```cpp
template <int G, int N>
__device__ __forceinline__ void emit_codes_or(uint32_t* __restrict__ stage, uint32_t p, const uint32_t (&ent)[N],
                                              const uint32_t (&Lp)[N / 2]) {
    const uint32_t stage_addr = static_cast<uint32_t>(reinterpret_cast<uintptr_t>(
        (__attribute__((address_space(3))) uint32_t*)(stage)));
    uint32_t o = p;
#pragma unroll
    for (int k = 0; k < N; k += G) {
        uint32_t J, len;
        if constexpr (G == 1) {
            J = ent[k] & ~31u;
            len = ent[k] & 31u;
        } else if constexpr (G == 2) {
            J = join2(ent[k], ent[k + 1]);
            len = Lp[k / 2];
        } else {
            static_assert(G == 4, "groups of 1, 2 or 4 codes");
            const uint32_t l01 = Lp[k / 2];
            const uint32_t J23 = join2(ent[k + 2], ent[k + 3]);
            J = join2(ent[k], ent[k + 1]) | (J23 >> l01);
            len = l01 + Lp[k / 2 + 1];
        }
        const uint32_t s = o & 31u;
        uint32_t wa;
        asm volatile("v_lshl_add_u32 %0, %1, 2, %2" : "=v"(wa) : "v"(o >> 5), "v"(stage_addr));
        auto* w = (__attribute__((address_space(3))) uint32_t*)(static_cast<uintptr_t>(wa));
        __hip_atomic_fetch_or(w, J >> s, __ATOMIC_RELAXED, __HIP_MEMORY_SCOPE_WORKGROUP);
        __hip_atomic_fetch_or(w + 1, __builtin_amdgcn_alignbit(J, 0u, s), __ATOMIC_RELAXED,
                              __HIP_MEMORY_SCOPE_WORKGROUP);
        o += len;
    }
}

__device__ __forceinline__ void store_segment(const uint32_t* __restrict__ stage, uint32_t s, uint64_t gbyte,
                                              uint32_t full_lo, uint32_t full_hi, uint64_t own_lo, uint64_t own_hi,
                                              uint8_t* __restrict__ out) {
    uint4 v = reinterpret_cast<const uint4*>(stage)[s];
    v.x = __builtin_bswap32(v.x);
    v.y = __builtin_bswap32(v.y);
    v.z = __builtin_bswap32(v.z);
    v.w = __builtin_bswap32(v.w);
    if (s >= full_lo && s < full_hi) {
        *reinterpret_cast<uint4*>(out + gbyte) = v;
        return;
    }
    const uint32_t wv[4] = {v.x, v.y, v.z, v.w};
#pragma unroll
    for (int i = 0; i < 16; ++i) {
        const uint64_t g = gbyte + i;
        if (g >= own_lo && g < own_hi) out[g] = static_cast<uint8_t>(wv[i >> 2] >> (8 * (i & 3)));
    }
}

}
```

Before: 1276 GB/s.

## Rotate prefetch slots in place and clear stage while storing segments

The pack loop is restructured into an unrolled group of kAhead rounds. Each round consumes its own prefetch slot and refills it right after the table lookups, which avoids shifting the register queue every round. Stage words are now zeroed by the lane that stores each segment, and the carry words are moved inline, so a separate clearing pass and two wave barriers go away. Index writes use precomputed per-lane offsets and a running task-relative bit count. A byte-extract trick with an asm and empty asm barriers shape the schedule, at the cost of more code size and register pressure from the unrolled rounds.

```diff
diff --git a/huff-encoding_amd/csrc/device/pack.hip b/huff-encoding_amd/csrc/device/pack.hip
--- a/huff-encoding_amd/csrc/device/pack.hip
+++ b/huff-encoding_amd/csrc/device/pack.hip
@@ -16,7 +16,8 @@
 constexpr uint32_t kRoundB = 64 * kBPL;
 constexpr int kAhead = HUFF_PACK_AHEAD;
 static_assert(kBPL % 16 == 0, "lanes load whole 16-byte pieces");
-static_assert(kBPL <= kIdx && kTaskSym % kRoundB == 0, "an index entry starts a lane; a task is whole rounds");
+static_assert(kBPL <= kIdx && kIdx % kBPL == 0 && kRoundB % kIdx == 0 && kTaskSym % kRoundB == 0,
+              "an index entry starts a lane; a round is whole entries; a task is whole rounds");
 constexpr int kPieces = kBPL / 16;
 
 struct LaneIn {
@@ -46,10 +47,7 @@
 
     const T* tg = reinterpret_cast<const T*>(LONG ? static_cast<const void*>(a.table.l) : static_cast<const void*>(a.table.s));
 #pragma unroll 4
-    for (int i = 0; i < 256 / (kThreads / C); ++i) {
-        const uint32_t e = (t >> LOGC) + (kThreads / C) * i;
-        tab[(e << LOGC) | copy] = tg[e];
-    }
+    for (uint32_t e = t >> LOGC; e < 256; e += kThreads / C) tab[(e << LOGC) | copy] = tg[e];
     for (uint32_t i = lane; i < a.stage_words; i += 64) stage[i] = 0;
     __syncthreads();
 
@@ -103,36 +101,57 @@
         }
         wave_sync();
 
-        uint64_t round_bit = cs, task_bit0 = cs;
+        uint64_t round_bit = cs;
+        uint32_t task_rel = 0;
         constexpr uint32_t kRoundsPerTask = kTaskSym / kRoundB;
-        for (uint32_t r = 0; r < nrounds; ++r) {
-            const LaneIn v = vq[0];
-#pragma unroll
-            for (int i = 0; i + 1 < kAhead; ++i) vq[i] = vq[i + 1];
-            vq[kAhead - 1] = load_round(r + kAhead);
+        const uint32_t nsym32 = static_cast<uint32_t>(nsym);
+        const bool idx_lane = ((lane * kBPL) & (kIdx - 1)) == 0;
+        const uint32_t idx_off = lane * kBPL / kIdx;
+        const uint64_t idx0 = sym0 / kIdx;
+
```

-*-*-

WHAT IS REQUIRED ▸ Return each entry above exactly, leaving none out.

WRITTEN ANSWER ▸
```cpp
template <int G, int N>
__device__ __forceinline__ void emit_codes_or(uint32_t* __restrict__ stage, uint32_t p, const uint32_t (&ent)[N],
                                              const uint32_t (&Lp)[N / 2]) {
    const uint32_t stage_addr = static_cast<uint32_t>(reinterpret_cast<uintptr_t>(
        (__attribute__((address_space(3))) uint32_t*)(stage)));
    uint32_t o = p;
#pragma unroll
    for (int k = 0; k < N; k += G) {
        uint32_t J, len;
        if constexpr (G == 1) {
            J = ent[k] & ~31u;
            len = ent[k] & 31u;
        } else if constexpr (G == 2) {
            J = join2(ent[k], ent[k + 1]);
            len = Lp[k / 2];
        } else {
            static_assert(G == 4, "groups of 1, 2 or 4 codes");
            const uint32_t l01 = Lp[k / 2];
            const uint32_t J23 = join2(ent[k + 2], ent[k + 3]);
            J = join2(ent[k], ent[k + 1]) | (J23 >> l01);
            len = l01 + Lp[k / 2 + 1];
        }
        const uint32_t s = o & 31u;
        uint32_t wa;
        asm volatile("v_lshl_add_u32 %0, %1, 2, %2" : "=v"(wa) : "v"(o >> 5), "v"(stage_addr));
        auto* w = (__attribute__((address_space(3))) uint32_t*)(static_cast<uintptr_t>(wa));
        __hip_atomic_fetch_or(w, J >> s, __ATOMIC_RELAXED, __HIP_MEMORY_SCOPE_WORKGROUP);
        __hip_atomic_fetch_or(w + 1, __builtin_amdgcn_alignbit(J, 0u, s), __ATOMIC_RELAXED,
                              __HIP_MEMORY_SCOPE_WORKGROUP);
        o += len;
    }
}

__device__ __forceinline__ void store_segment(const uint32_t* __restrict__ stage, uint32_t s, uint64_t gbyte,
                                              uint32_t full_lo, uint32_t full_hi, uint64_t own_lo, uint64_t own_hi,
                                              uint8_t* __restrict__ out) {
    uint4 v = reinterpret_cast<const uint4*>(stage)[s];
    v.x = __builtin_bswap32(v.x);
    v.y = __builtin_bswap32(v.y);
    v.z = __builtin_bswap32(v.z);
    v.w = __builtin_bswap32(v.w);
    if (s >= full_lo && s < full_hi) {
        *reinterpret_cast<uint4*>(out + gbyte) = v;
        return;
    }
    const uint32_t wv[4] = {v.x, v.y, v.z, v.w};
#pragma unroll
    for (int i = 0; i < 16; ++i) {
        const uint64_t g = gbyte + i;
        if (g >= own_lo && g < own_hi) out[g] = static_cast<uint8_t>(wv[i >> 2] >> (8 * (i & 3)));
    }
}

}
```

Before: 1276 GB/s.

## Rotate prefetch slots in place and clear stage while storing segments

The pack loop is restructured into an unrolled group of kAhead rounds. Each round consumes its own prefetch slot and refills it right after the table lookups, which avoids shifting the register queue every round. Stage words are now zeroed by the lane that stores each segment, and the carry words are moved inline, so a separate clearing pass and two wave barriers go away. Index writes use precomputed per-lane offsets and a running task-relative bit count. A byte-extract trick with an asm and empty asm barriers shape the schedule, at the cost of more code size and register pressure from the unrolled rounds.

```diff
diff --git a/huff-encoding_amd/csrc/device/pack.hip b/huff-encoding_amd/csrc/device/pack.hip
--- a/huff-encoding_amd/csrc/device/pack.hip
+++ b/huff-encoding_amd/csrc/device/pack.hip
@@ -16,7 +16,8 @@
 constexpr uint32_t kRoundB = 64 * kBPL;
 constexpr int kAhead = HUFF_PACK_AHEAD;
 static_assert(kBPL % 16 == 0, "lanes load whole 16-byte pieces");
-static_assert(kBPL <= kIdx && kTaskSym % kRoundB == 0, "an index entry starts a lane; a task is whole rounds");
+static_assert(kBPL <= kIdx && kIdx % kBPL == 0 && kRoundB % kIdx == 0 && kTaskSym % kRoundB == 0,
+              "an index entry starts a lane; a round is whole entries; a task is whole rounds");
 constexpr int kPieces = kBPL / 16;
 
 struct LaneIn {
@@ -46,10 +47,7 @@
 
     const T* tg = reinterpret_cast<const T*>(LONG ? static_cast<const void*>(a.table.l) : static_cast<const void*>(a.table.s));
 #pragma unroll 4
-    for (int i = 0; i < 256 / (kThreads / C); ++i) {
-        const uint32_t e = (t >> LOGC) + (kThreads / C) * i;
-        tab[(e << LOGC) | copy] = tg[e];
-    }
+    for (uint32_t e = t >> LOGC; e < 256; e += kThreads / C) tab[(e << LOGC) | copy] = tg[e];
     for (uint32_t i = lane; i < a.stage_words; i += 64) stage[i] = 0;
     __syncthreads();
 
@@ -103,36 +101,57 @@
         }
         wave_sync();
 
-        uint64_t round_bit = cs, task_bit0 = cs;
+        uint64_t round_bit = cs;
+        uint32_t task_rel = 0;
         constexpr uint32_t kRoundsPerTask = kTaskSym / kRoundB;
-        for (uint32_t r = 0; r < nrounds; ++r) {
-            const LaneIn v = vq[0];
-#pragma unroll
-            for (int i = 0; i + 1 < kAhead; ++i) vq[i] = vq[i + 1];
-            vq[kAhead - 1] = load_round(r + kAhead);
+        const uint32_t nsym32 = static_cast<uint32_t>(nsym);
+        const bool idx_lane = ((lane * kBPL) & (kIdx - 1)) == 0;
+        const uint32_t idx_off = lane * kBPL / kIdx;
+        const uint64_t idx0 = sym0 / kIdx;
+
```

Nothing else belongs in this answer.